#### MATERIAL SHOWN
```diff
diff --git a/lhrs_bot_amd/kernels.py b/lhrs_bot_amd/kernels.py
--- a/lhrs_bot_amd/kernels.py
+++ b/lhrs_bot_amd/kernels.py
@@ -374,6 +374,18 @@
     st = _L().lhrs_seq_transpose(x.data_ptr(), x.stride(0), out.data_ptr(), cols, LT, desc.data_ptr(), nseq, use, _stream())
     _lib.check(st, "seq_transpose")
     return out
+
+
+def attn_set_persistent(mode: int) -> None:
+    _lib.check(_L().lhrs_attn_set_persistent(int(mode)), "attn_set_persistent")
+
+
+def attn_walk_rule(which: int, max_q, max_kv, D, causal, pairs, cus=256, mode=2):
+    import ctypes
+    g, d = ctypes.c_int(0), ctypes.c_int(0)
+    _lib.check(_L().lhrs_attn_walk_rule(int(which), int(max_q), int(max_kv), int(D), int(bool(causal)), int(pairs), int(cus), int(mode), ctypes.byref(g), ctypes.byref(d)),
+               "attn_walk_rule")
+    return g.value, d.value
 
 
 def attn_fwd(q, k, v, o, lse, desc, nseq, H, D, max_q, max_kv, LTq, causal, scale, key_mask=None):
```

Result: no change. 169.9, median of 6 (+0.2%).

#### PROBLEM TO WORK ON
All the entries above need to be reproduced exactly.

#### SOLUTION TO THE PROBLEM
```diff
diff --git a/lhrs_bot_amd/kernels.py b/lhrs_bot_amd/kernels.py
--- a/lhrs_bot_amd/kernels.py
+++ b/lhrs_bot_amd/kernels.py
@@ -374,6 +374,18 @@
     st = _L().lhrs_seq_transpose(x.data_ptr(), x.stride(0), out.data_ptr(), cols, LT, desc.data_ptr(), nseq, use, _stream())
     _lib.check(st, "seq_transpose")
     return out
+
+
+def attn_set_persistent(mode: int) -> None:
+    _lib.check(_L().lhrs_attn_set_persistent(int(mode)), "attn_set_persistent")
+
+
+def attn_walk_rule(which: int, max_q, max_kv, D, causal, pairs, cus=256, mode=2):
+    import ctypes
+    g, d = ctypes.c_int(0), ctypes.c_int(0)
+    _lib.check(_L().lhrs_attn_walk_rule(int(which), int(max_q), int(max_kv), int(D), int(bool(causal)), int(pairs), int(cus), int(mode), ctypes.byref(g), ctypes.byref(d)),
+               "attn_walk_rule")
+    return g.value, d.value
 
 
 def attn_fwd(q, k, v, o, lse, desc, nseq, H, D, max_q, max_kv, LTq, causal, scale, key_mask=None):
```

Result: no change. 169.9, median of 6 (+0.2%).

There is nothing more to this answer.